A enorme expectativa sobre as reformas tributárias em curso

Era, pois, com expectativa que se aguardava um sinal de desagravamento da “gula” estatal, pela moderação da despesa pública e, concomitantemente, da pressão fiscal. No entanto, a necessidade de tornar Portugal o país europeu mais amigo do investimento, para poder atrair investimento e por essa via criar emprego, torna ainda mais difícil que a moderação fiscal possa ocorrer ao nível do IRS e do IVA, por ser imperioso, em primeiro lugar, desagravar a tributação das empresas, pois são estas que realizam investimento e criam emprego.

Por isso mesmo, a reforma do IRS, conduzindo a um alívio das contas familiares, teria de ser compensada com outra tributação complementar. No caso, a decorrente da tributação verde. Porém, ou essa tributação incidirá mais uma vez sobre as famílias, ou incidirá sobre as empresas. Mas se assim for, nesse caso, terá efeitos nefastos na captação de investimento, mesmo que poluente. E falta saber se, na situação de aperto em que nos encontramos, estamos em condições de ser realmente seletivos no investimento que pretendemos acolher.

Assim, com alívio, constatou-se que a reforma da tributação verde primava pela sua moderação, pretendendo atrair menos de 200 milhões de euros adicionais de receita. No entanto, sendo assim, as boas ideias constantes da comissão de reforma do IRS, já severamente limitadas nos seus impactos orçamentais (e, portanto, também no alívio das famílias) pela necessidade de realismo orçamental, ficam ainda mais limitadas. Eventualmente, gravemente limitadas, explicando porque razão nenhuma das duas propostas foi apresentada antes da proposta orçamental, como ocorreu o ano passado com a reforma do IRC, mas sê-lo-ão só após a apresentação do orçamento na Assembleia da República.

E se assim é, também não há espaço orçamental, leia-se dinheiro, para desagravar a “aberração fiscal” denominada sobretaxa. Daí a ideia verdadeiramente inovadora do reembolso, total ou parcial, mas condicionado, da sobretaxa no ano seguinte ao da sua arrecadação.

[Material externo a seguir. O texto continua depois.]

@@ -585,18 +762,27 @@
   if (a0.pro == 2 && !conv_cb_tile_stats_ok(a0.L, a0.C, a0.G)) return hipErrorInvalidValue;
   ConvCbArgs a = a0;
   if (dt == F32X && a.kb == 2) return hipErrorInvalidValue;
+  if (a.epi) {
+    if (!((a.epi == 1 && a.pro == 0) || (a.epi == 2 && a.pro == 1)) || a.kb == 2) return hipErrorInvalidValue;
+    if (!conv_cb_direct_ok(dt, a.B, a.L, a.C, a.N, a.G) || a.G < 1) return hipErrorInvalidValue;
+    if (!a.out || !a.bias || (a.out_ld % 4) || a.out_ld < a.N) return hipErrorInvalidValue;
+    if (a.epi == 1 && !a.stats_out) return hipErrorInvalidValue;
+    if (a.epi == 2 && (!a.res || (a.res_ld % 4) || a.res_ld < a.N)) return hipErrorInvalidValue;
+    if (a.epi == 2 && a.ss && ((a.ss_ld % 4) || (reinterpret_cast<uintptr_t>(a.ss) % 16))) return hipErrorInvalidValue;
+    if ((a.chunk_rows != 8 && a.chunk_rows != 16 && a.chunk_rows != 32) || a.nch * a.chunk_rows != a.L || a.nch > 32) return hipErrorInvalidValue;
+  }
   const int kb = a.kb == 2 ? 2 : 1;
   const int M = a.B * a.L, S = a.C / KC / kb;
   if (kb == 2 && ((a.C / KC) % 2 || (a.pro && a.C / a.G < 32))) return hipErrorInvalidValue;
   a.log2S = 0;
   while ((1 << a.log2S) < S) ++a.log2S;
-  const int cpg = a.pro ? a.C / a.G : KC;
+  const int cpg = (a.pro || a.epi == 1) ? a.C / a.G : KC;
   a.log2cpg = 0;
   while ((1 << a.log2cpg) < cpg) ++a.log2cpg;
   if ((1 << a.log2S) != S || (1 << a.log2cpg) != cpg) return hipErrorInvalidValue;
   a.magicL = (unsigned)((0x100000000ull + (unsigned)a.L - 1) / (unsigned)a.L);
   int mt = kb == 2 ? std::min(2, conv_cb_mt(M, a.N, a.C / 2)) : conv_cb_mt(M, a.N, a.C);
-  if (dt == F32X) mt = std::min(mt, 2);
+  if (dt == F32X || a.epi) mt = std::min(mt, 2);
   const int mtiles = (M + 32 * mt - 1) / (32 * mt), nws = (a.N / 128) * S;
   const int pf_rows = (a.pf.ptr && a.pf.bytes >= 16 && a.pf.wgs > 0) ? (a.pf.wgs + nws - 1) / nws : 0;
   a.pf.wgs = pf_rows * nws;
@@ -610,6 +796,22 @@
       if (mt == 1) hipLaunchKernelGGL((conv_cb_x3_kernel<1, false>), grid, dim3(256), 0, s, a, mtiles, bytes_src);
       else hipLaunchKernelGGL((conv_cb_x3_kernel<2, false>), grid, dim3(256), 0, s, a, mtiles, bytes_src);
     }
+    return hipGetLastError();
+  }
+  if (a.epi) {
+#define SF_CBD(T, MT)                                                                                                          \
+  do {                                                                                                                         \
+    if (a.epi == 1) hipLaunchKernelGGL((conv_cb_kernel<T, MT, false, 1, 1>), grid, dim3(256), 0, s, a, mtiles, bytes_src);     \
+    else hipLaunchKernelGGL((conv_cb_kernel<T, MT, true, 1, 2>), grid, dim3(256), 0, s, a, mtiles, bytes_src);                 \
+  } while (0)
+    if (dt == BF16) {
+      if (mt == 1) SF_CBD(bf16, 1);
+      else SF_CBD(bf16, 2);
+    } else {
+      if (mt == 1) SF_CBD(f16, 1);
+      else SF_CBD(f16, 2);
+    }
+#undef SF_CBD
     return hipGetLastError();
   }
 #define SF_CB2(T, MT, KB_)                                                                                                \
diff --git a/syncfusion_amd/csrc/conv_gemm.hip b/syncfusion_amd/csrc/conv_gemm.hip
--- a/syncfusion_amd/csrc/conv_gemm.hip
+++ b/syncfusion_amd/csrc/conv_gemm.hip
@@ -450,7 +450,7 @@
   static const char *fast_names[2][3] = {{"conv_gemm_fast<f32,64x64>", "conv_gemm_fast<f32,64x32>", "conv_gemm_fast<f32,32x32>"},
                                          {"conv_gemm_fast<bf16,64x64>", "conv_gemm_fast<bf16,64x32>", "conv_gemm_fast<bf16,32x32>"}};
   const long t64 = (long)((a.M + 63) / 64) * ((a.n_store + 63) / 64);
-  const bool short_act = t64 < short_act_tiles() && a.K >= 256 && (a.K % 32) == 0 && (a.cin % 32) == 0 && (a.cin2 % 32) == 0;
+  const bool short_act = t64 < short_act_tiles() && a.K >= (a.short_k ? 128 : 256) && (a.K % 32) == 0 && (a.cin % 32) == 0 && (a.cin2 % 32) == 0;
   if (!short_act) {
     V2Plan pl;
     if (conv_gemm_v2_plan(dt, a, pl)) return conv_gemm_v2_name(dt, pl);
@@ -485,7 +485,7 @@
   }
   if ((a.n_store % 32) || a.n_store != a.N) return false;
   const long t64 = (long)((a.M + 63) / 64) * ((a.n_store + 63) / 64);
-  const bool short_act = t64 < short_act_tiles() && a.K >= 256 && (a.K % 32) == 0 && (a.cin % 32) == 0 && (a.cin2 % 32) == 0;
+  const bool short_act = t64 < short_act_tiles() && a.K >= (a.short_k ? 128 : 256) && (a.K % 32) == 0 && (a.cin % 32) == 0 && (a.cin2 % 32) == 0;
   if (!(short_act || use_sk(a))) return false;
   if ((a.cin % 32) || (a.cin2 % 32) || (a.K % 32)) return false;
   if (conv_gemm_sk_variant(a) != 2) return false;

A ideia tem a virtualidade de permitir alocar às famílias, e não ao Estado, o sucesso da arrecadação de receita. Mas o certo é que a sua restituição está dependente da superação da cobrança prevista para os dois campeões referidos (o IVA e o IRS), metas essas já muito superiores ao estimado para 2014, o que por sua vez é já superior ao histórico de cobrança desses impostos. É pois difícil poder considerar esse reembolso como provável.

E mesmo que tal ocorra, poderá suceder que o total das receitas fiscais tenha tido uma evolução pior do que a das receitas do IVA e do IRS, ou que a meta do défice público não tenha sido atingida, o que seria ainda pior. Nesses casos, a prioridade que deve ser dada à consolidação das contas públicas aconselharia a não reembolsar impostos e, no entanto, tal reembolso verificar-se-ia. O que significa que este inovador mecanismo pode colocar uma pressão adicional na redução do défice.

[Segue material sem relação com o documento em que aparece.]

hipError_t launch_kernel_r3(int id, const StepArgs& a, const LaunchTune& t, hipStream_t s, bool* handled) {
  *handled = true;
  if (id == K_CONV1_FWD && (t.variant & LV_CONV1_FWD_BF16) && !a.h16 && !a.bn && a.w1p[0] && a.w1p[a.nz > 1 ? 1 : 0]) {
    const int tiles = (a.B * PIX1 + 31) / 32, tpw = a.B >= 128 ? 4 : 1, wgs = (tiles + 4 * tpw - 1) / (4 * tpw);
    Conv1Args c; c.src = a.src; c.a1 = a.a1; c.w1p[0] = a.w1p[0]; c.w1p[1] = a.w1p[1]; c.idx = a.idx;
    c.B = a.B; c.nz = a.nz; c.from_ring = a.from_ring; c.tiles_per_net = tiles; c.wgs_per_net = wgs; c.tpw = tpw; c.xcd = t.r3_xcd & 1; c.pad_ = (t.wt & WT_CONV1_FWD) ? 1 : 0;
    c.post_off = a.post_off; c.reserved_ = 0;
    static_assert(sizeof(Conv1Args) == 80 && offsetof(Conv1Args, post_off) == 72, "the index block follows 8-byte aligned at byte 80");
    if (a.B >= 128 && t.bt[K_CONV1_FWD] >= 0) {
      const int cap = 256 / a.nz, per = (a.B + cap - 1) / cap;
      c.wgs_per_net = (a.B + per - 1) / per;
      SDQN_LAUNCH(conv1_bf16_rows2_kernel<4>, dim3(a.nz * c.wgs_per_net), dim3(896), 0, s, c);
      return hipGetLastError();
    }
    IdxIn ix;
    if (t.host_idx && a.from_ring && a.B <= 32) {
      memset(ix.v, 0, sizeof ix.v);
      memcpy(ix.v, t.host_idx, (size_t)a.B * sizeof(int64_t));
      SDQN_LAUNCH(conv1_bf16_kernel<true>, dim3(a.nz * wgs), dim3(256), 0, s, c, ix);
    } else {
      memset(ix.v, 0, sizeof ix.v);
      SDQN_LAUNCH(conv1_bf16_kernel<false>, dim3(a.nz * wgs), dim3(256), 0, s, c, ix);
    }
    return hipGetLastError();
  }
  if ((id == K_BWD1 || id == K_CONV1_WGRAD) && (t.variant & LV_CONV1_WGRAD_BF16) && (id == K_CONV1_WGRAD || a.f4w_count == 0) && !a.h16 && !a.bn) {
    C1wArgs c; c.src = a.src; c.d1 = a.d1; c.slab1 = a.slab1; c.idx = a.idx; c.B = a.B; c.from_ring = a.from_ring; c.tps1 = a.tps1; c.Kt = a.B * PIX1; c.xcd = (t.r3_xcd >> 1) & 1; c.pad_ = (t.wt & WT_CONV1_WGRAD) ? 1 : 0;
    static_assert(sizeof(C1wArgs) == 56, "the index block follows at byte 56 of the argument segment");
    const dim3 grid(CRS1 / 32, 1, Conv1Wgrad::nbz(a));
    IdxIn ix; memset(ix.v, 0, sizeof ix.v);
    if (t.host_idx && a.from_ring && a.B <= 32) {
      memcpy(ix.v, t.host_idx, (size_t)a.B * sizeof(int64_t));
      SDQN_LAUNCH(conv1_wgrad_bf16_kernel<true>, grid, dim3(1024), 0, s, c, ix);
    } else SDQN_LAUNCH(conv1_wgrad_bf16_kernel<false>, grid, dim3(1024), 0, s, c, ix);
    return hipGetLastError();
  }
  if (a.B <= 32 && a.h16 == 2 && !a.bn && t.wt && !(id >= 0 && id < 12 && t.nw_override[id] > 0)) {
    if (id == K_CONV1_FWD && (t.wt & WT_CONV1_FWD)) return launch_gemm<Conv1FwdHWT, 8>(a, s);
    if (id == K_CONV2_FWD && (t.wt & WT_CONV2_FWD)) return launch_gemm<Conv2FwdHWT, 16>(a, s);
    if (id == K_CONV3_FWD && (t.wt & WT_CONV3_FWD)) return launch_gemm<Conv3FwdHWT, 16>(a, s);
    if (id == K_FC4_FWD && (t.wt & WT_FC4_FWD)) return launch_gemm<Fc4FwdHWT, 14>(a, s);
    if (id == K_FC4_DGRAD && (t.wt & WT_FC4_DGRAD)) return launch_gemm<Fc4DgradHWT, 16>(a, s);
    if (id == K_BWD2 && (t.wt & WT_BWD2)) return launch_multi<512, NoProblem, 2, Conv2DgradHWT, 8, Conv2WgradHWWT, 8>(a, true, true, s);
    if (id == K_BWD1 && (t.wt & WT_CONV1_WGRAD)) return launch_multi<1024, NoProblem, 2, Conv1WgradHWWT, 16, NoProblem, 2>(a, true, false, s);
  }
  if (a.B <= 32 && !a.h16 && !a.bn && t.wt && !(id >= 0 && id < 12 && t.nw_override[id] > 0)) {
    if (id == K_CONV2_FWD && (t.wt & WT_CONV2_FWD)) return launch_gemm<Conv2FwdWT, 16>(a, s);
    if (id == K_FC4_FWD && (t.wt & WT_FC4_FWD)) return launch_gemm<Staged<Fc4FwdWT>, 14>(a, s);
    if (id == K_FC4_DGRAD && (t.wt & WT_FC4_DGRAD)) return launch_gemm<Staged<Fc4DgradWT>, 16>(a, s);
    if (id == K_BWD3 && (t.wt & WT_BWD3) && a.f4w_count > 0) return launch_multi<512, Staged<Conv3DgradWT>, 8, Conv3WgradWT, 8, Fc4WgradWT, 1>(a, true, true, s);
    if (id == K_BWD2 && (t.wt & WT_BWD2) && a.f4w_count == 0) return launch_multi<512, NoProblem, 2, Conv2DgradWT, 8, Conv2WgradWT, 8>(a, true, true, s);
  }
  if (a.B >= 128 && !a.h16 && !a.bn && t.wt && !(id >= 0 && id < 12 && t.nw_override[id] > 0)) {
    if (id == K_CONV2_FWD && (t.wt & WT_CONV2_FWD)) return launch_gemm<Staged<Conv2FwdWT>, 8>(a, s);
    if (id == K_CONV3_FWD && (t.wt & WT_CONV3_FWD)) return launch_gemm<Staged<Conv3FwdWT>, 8>(a, s);
    if (id == K_FC4_FWD && (t.wt & WT_FC4_FWD)) return launch_gemm<Staged<Fc4FwdWT>, 8>(a, s);
    if (id == K_FC4_DGRAD && (t.wt & WT_FC4_DGRAD)) return launch_gemm<Staged<Fc4DgradWT>, 4>(a, s);
    if (id == K_BWD3 && (t.wt & WT_BWD3) && a.f4w_count > 0) return launch_multi<512, Fc4WgradWT, 8, Staged<Conv3DgradWT>, 8, Conv3WgradWT, 8>(a, true, true, s);
    if (id == K_BWD2 && (t.wt & WT_BWD2) && a.f4w_count == 0) return launch_multi<512, NoProblem, 2, Staged<Conv2DgradWT>, 8, Conv2WgradWT, 8>(a, true, true, s);
    if (id == K_BWD1 && (t.wt & WT_CONV1_WGRAD) && a.f4w_count == 0 && !(t.variant & LV_CONV1_WGRAD_BF16)) return launch_multi<1024, NoProblem, 2, Conv1WgradWT, 16, NoProblem, 2>(a, true, false, s);
  }
  if (id == K_CONV3_FWD && (t.variant & LV_CONV3_C36) && a.B < 128 && !a.h16 && !a.bn) {
    static_assert(CRS3 == 16 * 36, "conv3's K is 16 chunks of 36");
    const dim3 grid((Conv3Fwd::M(a) + 31) / 32, (Conv3Fwd::N(a) + 31) / 32, Conv3Fwd::nbz(a));
    if ((t.wt & WT_CONV3_FWD) && a.B <= 32) SDQN_LAUNCH((gemm36_kernel<Conv3FwdWT>), grid, dim3(1024), 0, s, a);
    else SDQN_LAUNCH((gemm36_kernel<Conv3Fwd>), grid, dim3(1024), 0, s, a);
    return hipGetLastError();
  }
  *handled = false;
  return hipSuccess;
}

Apesar de tudo, a enorme estabilidade fiscal, sob o nome de código “87, nº 1”

Deve ser conferida estrita prioridade à redução dos impostos incidentes sobre as empresas, pela necessidade de atrair investimento e de criar emprego. Mas, mais importante ainda do que a taxa de tributação, sobretudo a meramente nominal, é a simplicidade, previsibilidade e estabilidade dos impostos incidentes sobre as empresas.

Por essa razão e não obstante outras alterações menores ocorridas e a ocorrer em 2014 e outras ainda que seria importante introduzir no imposto, não constar da proposta orçamental outra alteração ao Código do IRC que não a do artigo 87º, nº 1 do mesmo Código, consistindo esta alteração na redução em dois pontos percentuais da taxa nominal, tendo essa alteração sido anunciada, com largo consenso político, há doze meses, é algo de extraordinário.

E essa moderação é extraordinária porque é inédita no nosso país, onde em cada ano é usual haver uma errática e imprevisível revolução fiscal, uma das principais razões de queixa de empresários e investidores (efetivos e meramente potenciais, afastados por essa imprevisibilidade fiscal). Assim, a enorme estabilidade que representa esta modesta alteração ao IRC é algo que de modo algum deve ser menosprezado.

O relevo maior, já quase enorme, da fiscalidade menor e da parafiscalidade

Continuando, no entanto, o Estado a carecer de recursos para satisfazer a sua insaciável “gula”, torna-se necessário encontrar outras fontes de receita ainda não sujeitas à erosão da fadiga e irritabilidade fiscais. O que conduz ao aumento crescente da relevância de tributos menores, fora dos clássicos IVA, IRS e IVA. Aumenta assim uma parafernália de impostos, contribuições e taxas, por exemplo, os ligados às bebidas e ao tabaco, aos combustíveis, à energia e às emissões, ao jogo ou aos sacos e produtos farmacêuticos.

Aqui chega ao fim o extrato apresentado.